Chris Alexander

On Engineering

The Boltzmann Brain

19th October, 2009

There’s only one thing that fascinates me more than big numbers (we’re talking 10^10^10^10^2.08 years big here) and that’s space. And they only just beat really big science theories to it.

So you can probably imagine how happy I was when while reading about some pretty big numbers on Wikipedia, I discovered a concept called the Boltzmann Brain.

This concept is of course named after Ludwig Boltzmann, the Austrian physicist, and I thought I’d share a little bit about the idea with you. I found the combination of physics, probability, and philosophy incredibly interesting.

Boltzmann proposed that we and our observed low-entropy world are a random fluctuation in a higher-entropy universe. Even in a near-equilibrium state, there will be stochastic fluctuations in the level of entropy. The most common fluctuations will be relatively small, resulting in only small amounts of organization, while larger fluctuations and their resulting greater levels of organization will be comparatively more rare. Large fluctuations would be almost inconceivably rare, but this can be explained by the enormous size of the universe and by the idea that if we are the results of a fluctuation, there is a “selection bias”: We observe this very unlikely universe because the unlikely conditions are necessary for us to be here, an expression of the anthropic principle.

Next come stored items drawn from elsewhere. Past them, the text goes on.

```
int NNContext::plan_lists(const QMap &Q, uint32_t nq, const NNParams &PR, ListPlan &L)
{
    L = ListPlan();
    if (PR.lb == nullptr || nq == 0 || variant("nn_no_list") || st->pool.slots[SLOT_NN_LBT].p == nullptr || st->maxlen >= 16384) return ISOCON_OK;
    unsigned long long pairs_cap = std::min<unsigned long long>(lb_total, std::max<unsigned long long>(1ull << 22, lb_total / 8));
    if (const char *e = variant_value("nn_list_cap")) pairs_cap = std::max<unsigned long long>(1, strtoull(e, nullptr, 10));
    const bool filter = !variant("nn_no_block_filter") && ensure_text2();
    uint32_t list_min = NN_LIST_MIN;
    if (const char *e = variant_value("nn_list_min")) list_min = (uint32_t)std::max(1, atoi(e));
    const uint32_t build_min = filter ? std::min<uint32_t>(list_min, NNF_LIST_MIN) : list_min;
    const unsigned long long cap_in = pairs_cap / build_min + 1, cap_out = filter ? pairs_cap / list_min + 1 : cap_in;
    size_t free_b = 0, total_b = 0;
    if (hipMemGetInfo(&free_b, &total_b) != hipSuccess || pairs_cap * 12 > free_b / 2 + st->pool.slots[SLOT_NN_LIST].cap * 3) return ISOCON_OK;
    DevBuf *bufs[] = {&d_ltot, &d_lchunks, &d_list, &d_lpa, &d_lpb, &d_lmeta, &d_ltasks};
    const int slots[] = {SLOT_NN_LTOT, SLOT_NN_LCHUNKS, SLOT_NN_LIST, SLOT_NN_LPA, SLOT_NN_LPB, SLOT_NN_LDEST, SLOT_NN_LTASKS};
    for (int i = 0; i < 7; ++i) { bufs[i]->pool = &st->pool; bufs[i]->slot = slots[i]; }
    const bool second = filter && !variant("nn_filter_one_pass");
    const unsigned long long tasks_cap = second ? 2 * cap_in + pairs_cap / 64 + 1 : 0;
    if (second && d_ltasks.alloc((size_t)tasks_cap * sizeof(NNFTask))) return ISOCON_OK;
    const size_t n_records = (size_t)(filter ? 2 * cap_in : 0) + 4 * (size_t)cap_out;
    if (d_lmeta.alloc((size_t)n * 4) || d_ltot.alloc(sizeof(NNPlanTotals)) || d_lchunks.alloc(n_records * sizeof(NNChunk)) || d_list.alloc((size_t)pairs_cap * 4) ||
        d_lpa.alloc((size_t)pairs_cap * 4) || d_lpb.alloc((size_t)pairs_cap * 4))
        return ISOCON_OK;
    NNChunk *built = d_lchunks.as<NNChunk>();
    L.a = built + (filter ? 2 * cap_in : 0);
    L.b = L.a + cap_out;
    L.sorted_a = L.b + cap_out;
    L.sorted_b = L.sorted_a + cap_out;
    ISO_HIP_CHECK(hipMemsetAsync(d_ltot.p, 0, sizeof(NNPlanTotals), 0));
    NNBoundRows B;
    B.lb = PR.lb; B.row_off = PR.lb_row; B.row_len = static_cast<const uint32_t *>(st->pool.slots[SLOT_NN_LBLEN].p);
    B.lbT = static_cast<const uint8_t *>(st->pool.slots[SLOT_NN_LBT].p);
    B.offT = static_cast<const unsigned long long *>(st->pool.slots[SLOT_NN_LBT_OFF].p);
    B.sloT = static_cast<const uint32_t *>(st->pool.slots[SLOT_NN_LBT_SLO].p);
    B.lenT = static_cast<const uint32_t *>(st->pool.slots[SLOT_NN_LBT_LEN].p);
    B.score = static_cast<const uint32_t *>(st->pool.slots[SLOT_NN_SCORE].p);
    tm.start();
    int32_t class_mode = 0;
    if (const char *e = variant_value("nn_narrow")) class_mode = atoi(e) > 0 ? 1 : -1;
    hipLaunchKernelGGL(k_nn_entry_meta, dim3((n + 255) / 256), dim3(256), 0, 0, st->dev, PR, B.score, d_lmeta.as<uint32_t>(), d_ltot.as<NNPlanTotals>());
    ISO_HIP_CHECK(hipGetLastError());
    hipLaunchKernelGGL(k_nn_survivors, dim3((n + NN_SURV_WAVES - 1) / NN_SURV_WAVES), dim3(64 * NN_SURV_WAVES), 0, 0, st->dev, PR, B, d_lmeta.as<uint32_t>(), Q, nq, d_list.as<uint32_t>(), pairs_cap,
                       filter ? built : L.a, cap_in, d_lpa.as<uint32_t>(), d_lpb.as<uint32_t>(), pairs_cap, d_ltot.as<NNPlanTotals>(), build_min, class_mode);
    ISO_HIP_CHECK(hipGetLastError());
    if (filter) {
        tm.mark();
        hipLaunchKernelGGL(k_nn_block_filter, dim3(NNF_GRID), dim3(256), 0, 0, d_text2.as<uint32_t>(), text2_stride, st->dev.lens, d_lmeta.as<uint32_t>(), PR.kcap, d_list.as<uint32_t>(),
                           built, cap_in, L.a, cap_out, d_lpa.as<uint32_t>(), d_lpb.as<uint32_t>(), pairs_cap, d_ltot.as<NNPlanTotals>(), list_min,
                           second ? d_ltasks.as<NNFTask>() : (NNFTask *)nullptr, tasks_cap);
        ISO_HIP_CHECK(hipGetLastError());
        if (second) {
            hipLaunchKernelGGL(k_nn_block_filter2, dim3(NNF_GRID2), dim3(256), 0, 0, d_text2.as<uint32_t>(), text2_stride, st->dev.lens, d_lmeta.as<uint32_t>(), PR.kcap,
                               d_list.as<uint32_t>(), d_ltasks.as<NNFTask>(), tasks_cap, d_lpa.as<uint32_t>(), d_lpb.as<uint32_t>(), pairs_cap, d_ltot.as<NNPlanTotals>());
            ISO_HIP_CHECK(hipGetLastError());
        }
    }
    NNPlanTotals tot;
    ISO_HIP_CHECK(hipMemcpy(&tot, d_ltot.p, sizeof(tot), hipMemcpyDeviceToHost));
    const float before = tm.marked_total;
    stats.list_kernel_ms += tm.stop();
    stats.filter_kernel_ms += tm.marked_total - before;
    tm.marked_total = before;
    if (tot.overflow) return ISOCON_OK;
    stats.pairs_prefiltered += tot.n_filtered;
    stats.pairs_block_rejected += tot.f_rejected + tot.f_rejected2;
    L.listed = true;
    L.n_chunks = filter ? tot.f_chunks : tot.n_chunks;
    L.n_chunks_narrow = filter ? tot.f_chunks_narrow : tot.n_chunks_narrow;
    L.n_small = tot.n_small;
    stats.pairs_wide_to_lanes += tot.n_wide_pairs;
    unsigned long long table_chunks = NNF_TABLE_CHUNKS;
    if (const char *e = variant_value("nn_table_chunks")) table_chunks = strtoull(e, nullptr, 10);
    if (filter && L.n_chunks + L.n_chunks_narrow > 0 && L.n_chunks + L.n_chunks_narrow < table_chunks) {
        if (tot.n_small + tot.f_listed > pairs_cap) return ISOCON_OK;
        L.conv_a = L.n_chunks; L.conv_b = L.n_chunks_narrow; L.conv_pairs = tot.f_listed;
        L.n_chunks = L.n_chunks_narrow = 0;
        return ISOCON_OK;
    }
    stats.pairs_narrow += filter ? tot.f_narrow_listed : tot.n_narrow_listed;
    return ISOCON_OK;
}

}
```

### isocon_amd/csrc/nn_main.inc

```

namespace {
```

This leads to the Boltzmann brain concept: If our current level of organization, having many self-aware entities, is a result of a random fluctuation, it is much less likely than a level of organization which is only just able to create a single self-aware entity. For every universe with the level of organization we see, there should be an enormous number of lone Boltzmann brains floating around in unorganized environments. This refutes the observer argument above: the organization I see is vastly more than what is required to explain my consciousness, and therefore it is highly unlikely that I am the result of a stochastic fluctuation.

The Boltzmann brains paradox is that it is more likely that a brain randomly forms out of the chaos with false memories of its life than that the universe around us would have billions of self-aware brains.

The rationale behind this being paradoxical is that, out of chaos, it is more likely for one instance of a complex structure to arise than for many instances of that thing to arise. This ignores the possibility that the probability of a universe in which a brain pops into existence, without any prior mechanism driving towards its creation, may be dwarfed by the probability of a universe in which there are active mechanisms which lead to processes of development which (given a starting state that is unlikely but not as unlikely as the spontaneous appearance of a brain with no precursor) offer a reasonable probability of producing a species such as ourselves. In a universe of the latter kind, the scenarios in which a brain can arise are naturally prone to produce many such brains, so the large number of such brains is an incidental detail.